═══ Dataset ═══

template <bool VEC>
__global__ __launch_bounds__(1024) void tn_fold_many_kernel(const float* __restrict__ part, long part_stride, int part_ld, int slices, int n_valid,
                                                            int k_valid, float* __restrict__ dW, long ldw) {
  constexpr int G = 16, W = VEC ? 4 : 1;
  __shared__ float sm[G][64][W];
  const int lane = threadIdx.x & 63, g = threadIdx.x >> 6;
  const int kq = k_valid / W;
  const long e = (long)blockIdx.x * 64 + lane;
  const bool live = e < (long)n_valid * kq;
  const int n = live ? (int)(e / kq) : 0, k = live ? (int)(e - (long)n * kq) * W : 0;
  const float* src = part + (long)n * part_ld + k;
  float s[W];
#pragma unroll
  for (int w = 0; w < W; ++w) s[w] = 0.f;
  if (live) {
#pragma unroll 4
    for (int c = g; c < slices; c += G) {
      if constexpr (VEC) { const f32x4 v = *(const f32x4*)(src + (long)c * part_stride); s[0] += v[0]; s[1] += v[1]; s[2] += v[2]; s[3] += v[3]; }
      else s[0] += src[(long)c * part_stride];
    }
  }
#pragma unroll
  for (int w = 0; w < W; ++w) sm[g][lane][w] = s[w];
  __syncthreads();
  if (g == 0 && live) {
    float* dst = dW + (long)n * ldw + k;
#pragma unroll
    for (int w = 0; w < W; ++w) {
      float t = sm[0][lane][w];
#pragma unroll
      for (int q = 1; q < G; ++q) t += sm[q][lane][w];
      dst[w] += t;
    }
  }
}

struct TnPlan {
  bool use8;
  int slices;
  int m_chunk;
  int part_ld;
  long part_stride;
};

static TnPlan tn_plan(int M, int N, int K, long ldz, long ldx, int dtype, int variant, bool fold = false) {
  static int n_cu = 0;
  if (n_cu == 0) {
    int dev = 0;
    hipDeviceProp_t prop;
    n_cu = 256;
    if (hipGetDevice(&dev) == hipSuccess && hipGetDeviceProperties(&prop, dev) == hipSuccess && prop.multiProcessorCount > 0)
      n_cu = prop.multiProcessorCount;
  }
  TnPlan pl{};
  if ((variant & 2) && dtype == SNERF_DT_BF16 && N % 256 == 0 && K >= 256 && M >= 4096 && ldz * 2 * 65 < (1L << 31) && ldx * 2 * 65 < (1L << 31)) {
    const int t8 = (N / 256) * ((K + 255) / 256);
    int ch = n_cu / t8;
    ch = ch < 1 ? 1 : ch;
    long mc = ((long)M + ch - 1) / ch;
    mc = ((mc + 127) / 128) * 128;
    const long lim = (1L << 30) / ((ldz > ldx ? ldz : ldx) * 2);
    if (mc > lim) mc = lim / 128 * 128;
    if (!(fold && M <= 131072 && mc < 512)) {
      pl.use8 = true; pl.m_chunk = (int)mc; pl.slices = (int)((M + mc - 1) / mc);
      pl.part_ld = ((K + 255) / 256) * 256; pl.part_stride = (long)N * pl.part_ld;
      return pl;
    }
  }
  const int tiles = ((N + 127) / 128) * ((K + 127) / 128);
  const int target = (variant & 64) ? 4096 : (variant & 32) ? 2048 : (variant & 16) ? 512 : 1024;
  int chunks = (target + tiles - 1) / tiles;
  int m_chunk = (M + chunks - 1) / chunks;
  m_chunk = ((m_chunk + 255) / 256) * 256;
  const int floor_rows = (fold && M <= 131072) ? 256 : 1024;
  if (m_chunk < floor_rows) m_chunk = floor_rows;
  pl.use8 = false; pl.m_chunk = m_chunk; pl.slices = (M + m_chunk - 1) / m_chunk;
  pl.part_ld = ((K + 127) / 128) * 128; pl.part_stride = (long)(((N + 127) / 128) * 128) * pl.part_ld;
  return pl;
}

static int wgrad_launch(const void* Z, long ldz, const void* X, long ldx, float* dW, long ldw, const void* zeros, int M, int N, int K,
                        int n_valid, int k_valid, int dtype, int variant, float* ws, long ws_floats, void* stream) {
  if (M <= 0) return SNERF_OK;
  const int split = dtype == SNERF_DT_BF16X3;
  if (split) {
    if (N % 128 != 0 || K % 128 != 0 || ws != nullptr) return SNERF_ERR_ARG;
    dtype = SNERF_DT_BF16;
  }
  const int xhi = (variant >> 14) & 1;
  if (xhi && (split || (dtype != SNERF_DT_BF16 && dtype != 2))) return SNERF_ERR_ARG;
  const bool f16 = dtype == 2;
  if (f16) dtype = SNERF_DT_BF16;
  const int epc = dtype == SNERF_DT_F32 ? 4 : 8;
  if (N < epc || K < epc || N % epc || K % epc || ldz % epc || ldx % epc || zeros == nullptr) return SNERF_ERR_ARG;
  const TnPlan pl = tn_plan(M, N, K, ldz, ldx, dtype, variant, ws != nullptr);
  if (ws != nullptr && ws_floats < pl.part_stride * pl.slices) return SNERF_ERR_ARG;
  GemmTN p{Z, ldz, X, ldx, dW, ldw, zeros, M, N, K, n_valid, k_valid, pl.m_chunk, 0, pl.slices, split ? 1 : (xhi ? 2 : 0), ws, pl.part_stride, pl.part_ld};
  if (pl.use8) {
    static bool attr_set = false;
    if (!attr_set) {
      hipFuncSetAttribute((const void*)gemm_tn8_kernel<false>, hipFuncAttributeMaxDynamicSharedMemorySize, 8 * 64 * 256);
      hipFuncSetAttribute((const void*)gemm_tn8_kernel<true>, hipFuncAttributeMaxDynamicSharedMemorySize, 8 * 64 * 256);
      attr_set = true;
    }
    const int t8 = (N / 256) * ((K + 255) / 256);
    if (f16) {
      static bool attr16 = false;
      if (!attr16) { hipFuncSetAttribute((const void*)gemm_tn8_kernel<false, true>, hipFuncAttributeMaxDynamicSharedMemorySize, 8 * 64 * 256); attr16 = true; }
      hipLaunchKernelGGL((gemm_tn8_kernel<false, true>), dim3(t8 * pl.slices), dim3(512), 8 * 64 * 256, (hipStream_t)stream, p);
    } else if (split) hipLaunchKernelGGL(gemm_tn8_kernel<true>, dim3(t8 * pl.slices), dim3(512), 8 * 64 * 256, (hipStream_t)stream, p);
    else hipLaunchKernelGGL(gemm_tn8_kernel<false>, dim3(t8 * pl.slices), dim3(512), 8 * 64 * 256, (hipStream_t)stream, p);
  } else {
    const int tiles = ((N + 127) / 128) * ((K + 127) / 128);
    p.tiles = tiles;
    const bool deep = (variant & 128) != 0;
    const int lds = (deep ? 4 : 2) * 2 * 8192;
    static bool tn_attr_set = false;
    if (!tn_attr_set) {
      hipFuncSetAttribute((const void*)gemm_tn_kernel<float, false, 4>, hipFuncAttributeMaxDynamicSharedMemorySize, 4 * 2 * 8192);
      hipFuncSetAttribute((const void*)gemm_tn_kernel<__bf16, true, 4>, hipFuncAttributeMaxDynamicSharedMemorySize, 4 * 2 * 8192);
      hipFuncSetAttribute((const void*)gemm_tn_kernel<__bf16, false, 4>, hipFuncAttributeMaxDynamicSharedMemorySize, 4 * 2 * 8192);
      tn_attr_set = true;
    }
    dim3 grid(8 * ((pl.slices + 7) / 8) * tiles);
    const bool tr = (variant & 1) && dtype == SNERF_DT_BF16 && (N % 128 == 0) && (K % 128 == 0);
    hipStream_t st = (hipStream_t)stream;
    if (f16) {
      static bool tn16_attr = false;
      if (!tn16_attr) {
        hipFuncSetAttribute((const void*)gemm_tn_kernel<__bf16, true, 4, true>, hipFuncAttributeMaxDynamicSharedMemorySize, 4 * 2 * 8192);
        hipFuncSetAttribute((const void*)gemm_tn_kernel<__bf16, false, 4, true>, hipFuncAttributeMaxDynamicSharedMemorySize, 4 * 2 * 8192);
        tn16_attr = true;
      }
      if (tr) { if (deep) hipLaunchKernelGGL((gemm_tn_kernel<__bf16, true, 4, true>), grid, dim3(256), lds, st, p);
                else hipLaunchKernelGGL((gemm_tn_kernel<__bf16, true, 2, true>), grid, dim3(256), lds, st, p); }
      else { if (deep) hipLaunchKernelGGL((gemm_tn_kernel<__bf16, false, 4, true>), grid, dim3(256), lds, st, p);
             else hipLaunchKernelGGL((gemm_tn_kernel<__bf16, false, 2, true>), grid, dim3(256), lds, st, p); }
    } else if (dtype == SNERF_DT_F32) {
      if (deep) hipLaunchKernelGGL((gemm_tn_kernel<float, false, 4>), grid, dim3(256), lds, st, p);
      else hipLaunchKernelGGL((gemm_tn_kernel<float, false, 2>), grid, dim3(256), lds, st, p);
    } else if (dtype == SNERF_DT_BF16 && tr) {
      if (deep) hipLaunchKernelGGL((gemm_tn_kernel<__bf16, true, 4>), grid, dim3(256), lds, st, p);
      else hipLaunchKernelGGL((gemm_tn_kernel<__bf16, true, 2>), grid, dim3(256), lds, st, p);
    } else if (dtype == SNERF_DT_BF16) {
      if (deep) hipLaunchKernelGGL((gemm_tn_kernel<__bf16, false, 4>), grid, dim3(256), lds, st, p);
      else hipLaunchKernelGGL((gemm_tn_kernel<__bf16, false, 2>), grid, dim3(256), lds, st, p);
    } else return SNERF_ERR_ARG;
  }
  if (ws != nullptr) {
    const bool vec = k_valid % 4 == 0 && pl.part_ld % 4 == 0 && pl.part_stride % 4 == 0 && ldw % 4 == 0 && ((size_t)dW & 15) == 0 && ((size_t)ws & 15) == 0;
    if (pl.slices > 32) {
      const long pieces = (long)n_valid * (vec ? k_valid / 4 : k_valid);
      const dim3 fg((unsigned)((pieces + 63) / 64));
      if (vec) hipLaunchKernelGGL(tn_fold_many_kernel<true>, fg, dim3(1024), 0, (hipStream_t)stream, ws, pl.part_stride, pl.part_ld, pl.slices, n_valid, k_valid, dW, ldw);
      else hipLaunchKernelGGL(tn_fold_many_kernel<false>, fg, dim3(1024), 0, (hipStream_t)stream, ws, pl.part_stride, pl.part_ld, pl.slices, n_valid, k_valid, dW, ldw);
    } else if (vec)
      hipLaunchKernelGGL(tn_fold_kernel<true>, dim3((k_valid / 4 + 255) / 256, n_valid), dim3(256), 0, (hipStream_t)stream, ws, pl.part_stride,
                         pl.part_ld, pl.slices, n_valid, k_valid, dW, ldw);
    else
      hipLaunchKernelGGL(tn_fold_kernel<false>, dim3((k_valid + 255) / 256, n_valid), dim3(256), 0, (hipStream_t)stream, ws, pl.part_stride,
                         pl.part_ld, pl.slices, n_valid, k_valid, dW, ldw);
  }
  return snerf_check_launch();
}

═══

◆ Description of the task
Only the lines from the one with "const dim3 fg((unsigned)((pieces" through the final line above should be repeated, each exactly as written.

◆ Result of the task
      const dim3 fg((unsigned)((pieces + 63) / 64));
      if (vec) hipLaunchKernelGGL(tn_fold_many_kernel<true>, fg, dim3(1024), 0, (hipStream_t)stream, ws, pl.part_stride, pl.part_ld, pl.slices, n_valid, k_valid, dW, ldw);
      else hipLaunchKernelGGL(tn_fold_many_kernel<false>, fg, dim3(1024), 0, (hipStream_t)stream, ws, pl.part_stride, pl.part_ld, pl.slices, n_valid, k_valid, dW, ldw);
    } else if (vec)
      hipLaunchKernelGGL(tn_fold_kernel<true>, dim3((k_valid / 4 + 255) / 256, n_valid), dim3(256), 0, (hipStream_t)stream, ws, pl.part_stride,
                         pl.part_ld, pl.slices, n_valid, k_valid, dW, ldw);
    else
      hipLaunchKernelGGL(tn_fold_kernel<false>, dim3((k_valid + 255) / 256, n_valid), dim3(256), 0, (hipStream_t)stream, ws, pl.part_stride,
                         pl.part_ld, pl.slices, n_valid, k_valid, dW, ldw);
  }
  return snerf_check_launch();
}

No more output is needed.